» **SUPPLIED INFORMATION**:

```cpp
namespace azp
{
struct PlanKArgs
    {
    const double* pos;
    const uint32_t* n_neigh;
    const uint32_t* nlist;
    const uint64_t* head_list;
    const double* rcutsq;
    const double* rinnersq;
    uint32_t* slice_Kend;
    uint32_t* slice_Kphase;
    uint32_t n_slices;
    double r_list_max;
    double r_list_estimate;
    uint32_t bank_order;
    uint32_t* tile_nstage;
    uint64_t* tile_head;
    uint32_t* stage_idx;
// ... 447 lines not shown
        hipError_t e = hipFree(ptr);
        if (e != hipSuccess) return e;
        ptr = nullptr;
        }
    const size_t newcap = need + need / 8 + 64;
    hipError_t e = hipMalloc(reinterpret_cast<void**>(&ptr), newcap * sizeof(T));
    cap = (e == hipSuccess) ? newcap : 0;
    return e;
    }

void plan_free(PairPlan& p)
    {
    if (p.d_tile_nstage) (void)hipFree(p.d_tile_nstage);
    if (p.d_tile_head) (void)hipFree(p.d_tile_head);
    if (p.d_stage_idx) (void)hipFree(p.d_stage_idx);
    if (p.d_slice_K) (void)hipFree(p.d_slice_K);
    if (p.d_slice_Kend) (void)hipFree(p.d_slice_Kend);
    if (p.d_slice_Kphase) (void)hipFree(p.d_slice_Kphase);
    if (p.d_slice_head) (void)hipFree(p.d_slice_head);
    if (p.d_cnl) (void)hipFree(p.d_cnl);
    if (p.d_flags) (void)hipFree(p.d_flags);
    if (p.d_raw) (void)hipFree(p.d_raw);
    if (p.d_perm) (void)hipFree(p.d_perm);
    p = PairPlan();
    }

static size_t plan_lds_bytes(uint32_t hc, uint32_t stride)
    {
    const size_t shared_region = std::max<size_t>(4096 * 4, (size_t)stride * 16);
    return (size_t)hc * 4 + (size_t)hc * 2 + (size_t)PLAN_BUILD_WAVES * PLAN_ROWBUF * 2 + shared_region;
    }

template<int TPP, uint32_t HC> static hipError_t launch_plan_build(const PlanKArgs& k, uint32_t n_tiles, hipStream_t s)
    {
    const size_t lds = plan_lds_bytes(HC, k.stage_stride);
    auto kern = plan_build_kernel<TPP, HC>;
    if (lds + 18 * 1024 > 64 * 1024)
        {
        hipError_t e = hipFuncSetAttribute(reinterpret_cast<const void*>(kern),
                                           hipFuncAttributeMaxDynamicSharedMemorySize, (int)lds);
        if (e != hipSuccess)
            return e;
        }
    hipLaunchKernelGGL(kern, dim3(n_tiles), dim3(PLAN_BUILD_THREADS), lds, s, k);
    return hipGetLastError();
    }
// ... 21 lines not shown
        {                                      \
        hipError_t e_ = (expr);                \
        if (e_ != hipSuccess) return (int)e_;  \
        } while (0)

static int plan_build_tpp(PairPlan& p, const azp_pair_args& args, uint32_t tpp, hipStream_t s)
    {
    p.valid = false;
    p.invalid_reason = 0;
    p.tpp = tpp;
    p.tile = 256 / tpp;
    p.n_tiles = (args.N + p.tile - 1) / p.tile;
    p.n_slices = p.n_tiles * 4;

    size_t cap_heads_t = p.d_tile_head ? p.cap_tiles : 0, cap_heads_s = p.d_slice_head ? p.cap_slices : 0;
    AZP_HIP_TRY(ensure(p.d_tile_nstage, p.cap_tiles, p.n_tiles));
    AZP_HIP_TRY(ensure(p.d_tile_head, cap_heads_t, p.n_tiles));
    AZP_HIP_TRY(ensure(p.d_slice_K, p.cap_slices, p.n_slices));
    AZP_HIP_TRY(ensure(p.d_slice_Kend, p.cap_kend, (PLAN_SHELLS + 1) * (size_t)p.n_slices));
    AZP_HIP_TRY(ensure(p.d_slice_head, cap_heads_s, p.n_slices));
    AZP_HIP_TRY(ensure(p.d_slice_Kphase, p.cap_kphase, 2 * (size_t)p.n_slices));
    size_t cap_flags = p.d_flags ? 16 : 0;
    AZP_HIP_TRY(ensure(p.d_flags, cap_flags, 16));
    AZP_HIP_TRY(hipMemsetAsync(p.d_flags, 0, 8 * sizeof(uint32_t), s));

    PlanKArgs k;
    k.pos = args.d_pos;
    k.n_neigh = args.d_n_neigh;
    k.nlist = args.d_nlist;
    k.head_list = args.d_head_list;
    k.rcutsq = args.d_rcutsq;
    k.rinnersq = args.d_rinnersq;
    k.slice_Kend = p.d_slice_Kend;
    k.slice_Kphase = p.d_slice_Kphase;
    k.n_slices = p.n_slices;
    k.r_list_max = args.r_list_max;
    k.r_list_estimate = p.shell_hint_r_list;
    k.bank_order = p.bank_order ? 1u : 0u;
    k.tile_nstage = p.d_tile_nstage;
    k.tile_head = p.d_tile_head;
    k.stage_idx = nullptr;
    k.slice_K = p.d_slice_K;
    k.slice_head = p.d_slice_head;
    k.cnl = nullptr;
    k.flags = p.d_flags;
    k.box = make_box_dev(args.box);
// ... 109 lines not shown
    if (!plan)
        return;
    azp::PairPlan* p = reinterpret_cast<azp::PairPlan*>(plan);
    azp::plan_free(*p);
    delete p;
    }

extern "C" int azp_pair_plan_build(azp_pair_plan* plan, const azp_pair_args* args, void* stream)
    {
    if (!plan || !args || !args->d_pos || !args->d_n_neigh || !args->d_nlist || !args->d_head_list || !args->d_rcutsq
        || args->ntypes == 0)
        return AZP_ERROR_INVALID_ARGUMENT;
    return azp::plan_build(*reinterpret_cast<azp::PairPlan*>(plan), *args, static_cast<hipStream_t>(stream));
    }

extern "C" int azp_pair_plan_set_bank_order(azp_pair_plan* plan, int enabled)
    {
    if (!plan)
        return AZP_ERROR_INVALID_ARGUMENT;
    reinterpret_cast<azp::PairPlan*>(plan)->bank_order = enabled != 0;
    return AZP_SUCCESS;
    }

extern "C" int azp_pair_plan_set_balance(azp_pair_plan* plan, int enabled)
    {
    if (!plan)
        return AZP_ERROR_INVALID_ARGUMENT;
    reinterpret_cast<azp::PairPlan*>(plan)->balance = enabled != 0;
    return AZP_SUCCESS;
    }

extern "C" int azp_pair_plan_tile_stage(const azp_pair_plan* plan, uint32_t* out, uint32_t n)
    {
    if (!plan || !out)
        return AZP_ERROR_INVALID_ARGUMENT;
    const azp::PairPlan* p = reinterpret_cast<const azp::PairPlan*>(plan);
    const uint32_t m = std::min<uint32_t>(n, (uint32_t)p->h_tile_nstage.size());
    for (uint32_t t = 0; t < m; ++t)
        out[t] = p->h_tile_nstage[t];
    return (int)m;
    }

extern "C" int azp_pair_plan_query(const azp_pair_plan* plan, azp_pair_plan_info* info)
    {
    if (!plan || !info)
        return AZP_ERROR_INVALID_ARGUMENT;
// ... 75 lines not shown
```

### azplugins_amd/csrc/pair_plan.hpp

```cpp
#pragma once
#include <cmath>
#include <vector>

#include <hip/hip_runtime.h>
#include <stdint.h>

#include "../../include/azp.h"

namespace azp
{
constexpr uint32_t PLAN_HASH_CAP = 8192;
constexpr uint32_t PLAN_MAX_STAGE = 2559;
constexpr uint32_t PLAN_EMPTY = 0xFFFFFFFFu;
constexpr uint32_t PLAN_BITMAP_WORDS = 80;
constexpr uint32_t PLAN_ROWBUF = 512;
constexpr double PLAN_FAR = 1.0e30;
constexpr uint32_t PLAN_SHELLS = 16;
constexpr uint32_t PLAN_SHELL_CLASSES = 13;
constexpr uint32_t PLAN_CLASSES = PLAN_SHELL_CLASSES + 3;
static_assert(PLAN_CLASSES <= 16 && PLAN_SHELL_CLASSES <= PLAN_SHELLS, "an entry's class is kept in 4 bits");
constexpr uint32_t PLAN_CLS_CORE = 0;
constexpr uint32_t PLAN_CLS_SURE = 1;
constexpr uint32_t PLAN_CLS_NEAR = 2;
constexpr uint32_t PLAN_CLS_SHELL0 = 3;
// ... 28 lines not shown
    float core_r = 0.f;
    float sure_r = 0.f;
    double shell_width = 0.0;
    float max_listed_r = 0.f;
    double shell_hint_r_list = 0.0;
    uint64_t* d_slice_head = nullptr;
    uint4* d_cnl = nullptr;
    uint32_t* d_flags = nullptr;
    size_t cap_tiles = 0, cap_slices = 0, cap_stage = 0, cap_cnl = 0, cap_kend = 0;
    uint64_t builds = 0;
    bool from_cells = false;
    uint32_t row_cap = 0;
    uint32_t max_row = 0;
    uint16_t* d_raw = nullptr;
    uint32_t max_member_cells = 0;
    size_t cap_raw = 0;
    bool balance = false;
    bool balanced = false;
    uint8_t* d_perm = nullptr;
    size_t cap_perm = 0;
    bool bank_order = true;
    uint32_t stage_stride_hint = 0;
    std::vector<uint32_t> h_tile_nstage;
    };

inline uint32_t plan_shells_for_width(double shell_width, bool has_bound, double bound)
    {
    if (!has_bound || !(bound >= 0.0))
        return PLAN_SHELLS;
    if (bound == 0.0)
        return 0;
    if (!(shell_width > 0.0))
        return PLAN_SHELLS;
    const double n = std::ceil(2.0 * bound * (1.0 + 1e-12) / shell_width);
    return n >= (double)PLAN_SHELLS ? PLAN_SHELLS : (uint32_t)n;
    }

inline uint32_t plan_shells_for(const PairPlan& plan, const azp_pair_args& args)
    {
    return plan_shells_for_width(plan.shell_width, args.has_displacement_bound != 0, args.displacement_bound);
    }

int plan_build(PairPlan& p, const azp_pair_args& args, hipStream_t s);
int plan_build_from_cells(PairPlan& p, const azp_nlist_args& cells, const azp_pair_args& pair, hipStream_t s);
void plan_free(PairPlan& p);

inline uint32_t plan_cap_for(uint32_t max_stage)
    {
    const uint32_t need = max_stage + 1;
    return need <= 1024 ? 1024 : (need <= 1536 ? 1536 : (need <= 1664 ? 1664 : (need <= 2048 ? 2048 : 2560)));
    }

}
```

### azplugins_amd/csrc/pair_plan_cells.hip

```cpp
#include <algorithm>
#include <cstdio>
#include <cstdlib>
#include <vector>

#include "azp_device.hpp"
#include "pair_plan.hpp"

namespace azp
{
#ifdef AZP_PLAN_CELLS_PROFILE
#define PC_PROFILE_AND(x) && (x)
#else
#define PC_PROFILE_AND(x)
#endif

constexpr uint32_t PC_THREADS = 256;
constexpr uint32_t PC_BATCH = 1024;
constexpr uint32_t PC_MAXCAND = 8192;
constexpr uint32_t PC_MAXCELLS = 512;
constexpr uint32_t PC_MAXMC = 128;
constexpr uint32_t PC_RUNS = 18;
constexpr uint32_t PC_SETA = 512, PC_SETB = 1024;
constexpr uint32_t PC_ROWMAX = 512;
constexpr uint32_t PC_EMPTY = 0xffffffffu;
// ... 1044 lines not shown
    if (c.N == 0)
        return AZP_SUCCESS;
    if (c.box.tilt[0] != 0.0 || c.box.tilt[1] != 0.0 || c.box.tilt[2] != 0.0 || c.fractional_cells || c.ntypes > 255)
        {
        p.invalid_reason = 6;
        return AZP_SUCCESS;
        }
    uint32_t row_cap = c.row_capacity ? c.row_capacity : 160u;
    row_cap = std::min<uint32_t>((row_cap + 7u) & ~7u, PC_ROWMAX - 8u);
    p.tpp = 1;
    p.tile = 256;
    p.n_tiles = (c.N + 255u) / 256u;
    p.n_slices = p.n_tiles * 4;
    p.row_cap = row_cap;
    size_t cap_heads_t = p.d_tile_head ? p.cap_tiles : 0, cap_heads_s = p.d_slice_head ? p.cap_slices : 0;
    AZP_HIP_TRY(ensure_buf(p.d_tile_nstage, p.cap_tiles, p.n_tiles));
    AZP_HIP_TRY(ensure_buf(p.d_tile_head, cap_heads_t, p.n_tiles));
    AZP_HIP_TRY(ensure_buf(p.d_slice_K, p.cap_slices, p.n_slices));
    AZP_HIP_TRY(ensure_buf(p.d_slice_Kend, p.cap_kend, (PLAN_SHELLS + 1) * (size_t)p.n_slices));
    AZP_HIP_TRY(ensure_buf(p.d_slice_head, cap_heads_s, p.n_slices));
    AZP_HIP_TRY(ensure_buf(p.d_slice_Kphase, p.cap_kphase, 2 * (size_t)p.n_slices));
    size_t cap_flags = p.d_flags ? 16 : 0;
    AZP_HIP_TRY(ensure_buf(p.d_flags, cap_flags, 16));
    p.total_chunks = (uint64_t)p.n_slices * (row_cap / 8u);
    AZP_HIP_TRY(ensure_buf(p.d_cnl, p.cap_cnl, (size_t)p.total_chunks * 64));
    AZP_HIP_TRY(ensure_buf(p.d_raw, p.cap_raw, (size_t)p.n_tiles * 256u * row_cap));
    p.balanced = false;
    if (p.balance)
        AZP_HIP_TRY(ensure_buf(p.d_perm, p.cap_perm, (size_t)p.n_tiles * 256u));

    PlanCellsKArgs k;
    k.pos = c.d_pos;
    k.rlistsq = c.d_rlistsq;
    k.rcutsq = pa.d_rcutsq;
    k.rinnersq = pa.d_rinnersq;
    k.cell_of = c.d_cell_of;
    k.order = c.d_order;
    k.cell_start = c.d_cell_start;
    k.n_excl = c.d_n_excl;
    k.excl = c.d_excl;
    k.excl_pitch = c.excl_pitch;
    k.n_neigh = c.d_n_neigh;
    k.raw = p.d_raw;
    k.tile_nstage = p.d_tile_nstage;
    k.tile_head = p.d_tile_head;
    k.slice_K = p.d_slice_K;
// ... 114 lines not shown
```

---

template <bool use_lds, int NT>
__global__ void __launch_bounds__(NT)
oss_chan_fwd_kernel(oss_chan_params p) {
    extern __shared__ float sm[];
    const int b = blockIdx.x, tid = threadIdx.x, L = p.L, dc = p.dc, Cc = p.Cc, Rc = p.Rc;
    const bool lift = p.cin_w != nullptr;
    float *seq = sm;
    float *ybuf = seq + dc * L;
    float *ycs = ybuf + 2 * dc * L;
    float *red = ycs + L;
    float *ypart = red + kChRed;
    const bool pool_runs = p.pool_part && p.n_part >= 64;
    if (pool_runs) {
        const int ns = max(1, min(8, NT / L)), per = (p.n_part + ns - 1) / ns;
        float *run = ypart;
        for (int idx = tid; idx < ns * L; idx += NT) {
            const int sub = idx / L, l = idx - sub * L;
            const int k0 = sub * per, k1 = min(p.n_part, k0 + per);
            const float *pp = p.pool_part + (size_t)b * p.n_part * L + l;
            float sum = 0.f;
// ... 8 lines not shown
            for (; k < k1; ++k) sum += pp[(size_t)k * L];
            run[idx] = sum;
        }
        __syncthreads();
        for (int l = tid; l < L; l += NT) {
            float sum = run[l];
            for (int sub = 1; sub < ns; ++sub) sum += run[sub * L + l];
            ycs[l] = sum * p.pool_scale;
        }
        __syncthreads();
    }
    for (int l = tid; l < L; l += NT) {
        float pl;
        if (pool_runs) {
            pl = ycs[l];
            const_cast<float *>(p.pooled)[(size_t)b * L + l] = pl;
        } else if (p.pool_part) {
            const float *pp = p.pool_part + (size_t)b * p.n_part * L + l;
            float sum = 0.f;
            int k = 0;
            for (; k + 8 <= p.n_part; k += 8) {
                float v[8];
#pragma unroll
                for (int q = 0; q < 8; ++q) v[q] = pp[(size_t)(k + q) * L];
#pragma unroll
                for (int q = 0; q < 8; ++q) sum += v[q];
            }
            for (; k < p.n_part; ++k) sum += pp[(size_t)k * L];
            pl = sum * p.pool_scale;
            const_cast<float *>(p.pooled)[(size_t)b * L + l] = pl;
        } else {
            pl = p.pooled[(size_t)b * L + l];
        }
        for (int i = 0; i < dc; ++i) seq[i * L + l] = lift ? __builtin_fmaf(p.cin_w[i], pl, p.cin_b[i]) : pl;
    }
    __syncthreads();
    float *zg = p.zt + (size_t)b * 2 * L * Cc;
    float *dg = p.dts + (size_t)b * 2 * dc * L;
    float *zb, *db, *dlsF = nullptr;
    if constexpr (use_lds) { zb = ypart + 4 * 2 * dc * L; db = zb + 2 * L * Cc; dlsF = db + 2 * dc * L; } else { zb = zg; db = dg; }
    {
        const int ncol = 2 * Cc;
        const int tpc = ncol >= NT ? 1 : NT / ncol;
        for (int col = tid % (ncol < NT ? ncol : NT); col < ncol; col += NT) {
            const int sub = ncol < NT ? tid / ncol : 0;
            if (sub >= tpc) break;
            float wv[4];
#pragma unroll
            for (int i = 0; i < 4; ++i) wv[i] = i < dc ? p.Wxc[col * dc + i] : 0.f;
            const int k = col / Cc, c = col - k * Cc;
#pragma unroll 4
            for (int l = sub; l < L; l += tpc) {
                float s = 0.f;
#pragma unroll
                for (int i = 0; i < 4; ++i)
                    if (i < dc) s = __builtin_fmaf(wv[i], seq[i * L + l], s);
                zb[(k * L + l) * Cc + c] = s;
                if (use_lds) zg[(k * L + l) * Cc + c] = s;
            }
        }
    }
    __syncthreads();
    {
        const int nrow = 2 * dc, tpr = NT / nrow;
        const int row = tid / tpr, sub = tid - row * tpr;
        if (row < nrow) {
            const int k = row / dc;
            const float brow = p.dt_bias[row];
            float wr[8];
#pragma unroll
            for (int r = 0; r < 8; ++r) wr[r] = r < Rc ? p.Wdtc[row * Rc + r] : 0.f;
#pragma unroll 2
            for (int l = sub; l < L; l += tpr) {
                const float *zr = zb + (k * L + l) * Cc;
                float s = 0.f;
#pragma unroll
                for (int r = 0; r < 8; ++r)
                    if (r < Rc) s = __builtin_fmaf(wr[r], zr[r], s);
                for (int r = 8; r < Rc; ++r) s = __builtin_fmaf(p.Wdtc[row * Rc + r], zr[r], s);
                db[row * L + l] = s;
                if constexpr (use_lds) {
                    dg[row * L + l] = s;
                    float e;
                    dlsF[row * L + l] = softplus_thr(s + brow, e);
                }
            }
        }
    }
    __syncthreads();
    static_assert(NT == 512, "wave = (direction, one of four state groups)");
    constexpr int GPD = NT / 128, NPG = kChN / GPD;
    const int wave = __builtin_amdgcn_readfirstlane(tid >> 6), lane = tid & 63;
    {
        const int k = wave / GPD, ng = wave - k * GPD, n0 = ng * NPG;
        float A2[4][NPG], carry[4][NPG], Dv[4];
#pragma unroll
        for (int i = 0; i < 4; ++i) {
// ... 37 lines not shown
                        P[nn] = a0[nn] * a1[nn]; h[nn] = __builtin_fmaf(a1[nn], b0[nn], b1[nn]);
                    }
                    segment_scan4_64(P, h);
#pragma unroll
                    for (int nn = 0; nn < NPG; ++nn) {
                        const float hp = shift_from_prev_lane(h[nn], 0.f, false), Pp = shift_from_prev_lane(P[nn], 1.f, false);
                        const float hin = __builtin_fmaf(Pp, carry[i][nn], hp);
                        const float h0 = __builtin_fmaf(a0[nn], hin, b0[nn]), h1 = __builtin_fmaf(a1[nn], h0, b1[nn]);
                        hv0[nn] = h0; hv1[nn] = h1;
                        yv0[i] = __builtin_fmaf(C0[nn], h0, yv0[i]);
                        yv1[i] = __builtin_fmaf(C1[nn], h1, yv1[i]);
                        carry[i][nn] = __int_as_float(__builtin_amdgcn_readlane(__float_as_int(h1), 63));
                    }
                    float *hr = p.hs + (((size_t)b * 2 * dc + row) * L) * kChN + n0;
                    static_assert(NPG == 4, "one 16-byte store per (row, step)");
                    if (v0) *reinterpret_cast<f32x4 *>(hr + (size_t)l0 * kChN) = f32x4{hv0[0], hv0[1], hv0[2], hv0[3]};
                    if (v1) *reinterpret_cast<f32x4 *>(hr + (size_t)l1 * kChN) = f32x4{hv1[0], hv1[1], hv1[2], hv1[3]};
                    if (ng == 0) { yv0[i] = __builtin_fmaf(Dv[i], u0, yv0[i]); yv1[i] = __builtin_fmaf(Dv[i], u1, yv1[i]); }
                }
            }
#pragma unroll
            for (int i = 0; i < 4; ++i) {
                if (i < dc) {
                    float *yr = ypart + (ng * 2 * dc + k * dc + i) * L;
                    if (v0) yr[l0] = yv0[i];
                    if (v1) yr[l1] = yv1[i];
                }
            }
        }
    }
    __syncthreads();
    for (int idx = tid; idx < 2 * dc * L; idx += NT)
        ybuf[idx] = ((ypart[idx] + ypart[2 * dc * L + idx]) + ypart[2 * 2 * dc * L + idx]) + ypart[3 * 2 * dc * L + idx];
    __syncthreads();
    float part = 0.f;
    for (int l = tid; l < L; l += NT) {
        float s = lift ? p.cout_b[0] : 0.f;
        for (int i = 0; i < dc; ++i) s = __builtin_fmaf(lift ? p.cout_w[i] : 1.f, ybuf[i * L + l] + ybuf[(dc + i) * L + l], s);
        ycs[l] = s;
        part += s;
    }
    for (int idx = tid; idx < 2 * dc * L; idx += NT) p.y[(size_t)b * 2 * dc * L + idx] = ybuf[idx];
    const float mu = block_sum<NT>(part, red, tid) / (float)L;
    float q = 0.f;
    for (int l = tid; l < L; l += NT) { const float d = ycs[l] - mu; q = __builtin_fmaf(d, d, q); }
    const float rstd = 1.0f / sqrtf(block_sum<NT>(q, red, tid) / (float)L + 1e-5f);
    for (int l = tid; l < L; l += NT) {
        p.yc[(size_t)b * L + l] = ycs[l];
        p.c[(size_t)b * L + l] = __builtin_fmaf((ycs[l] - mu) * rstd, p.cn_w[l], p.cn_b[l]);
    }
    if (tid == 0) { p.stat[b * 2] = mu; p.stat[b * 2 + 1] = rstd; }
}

» **WORK TO BE COMPLETED**:
Every line in the data above that includes the word "lift" should be copied.

» **YOUR SOLUTION**:
    const bool lift = p.cin_w != nullptr;
        for (int i = 0; i < dc; ++i) seq[i * L + l] = lift ? __builtin_fmaf(p.cin_w[i], pl, p.cin_b[i]) : pl;
        float s = lift ? p.cout_b[0] : 0.f;
        for (int i = 0; i < dc; ++i) s = __builtin_fmaf(lift ? p.cout_w[i] : 1.f, ybuf[i * L + l] + ybuf[(dc + i) * L + l], s);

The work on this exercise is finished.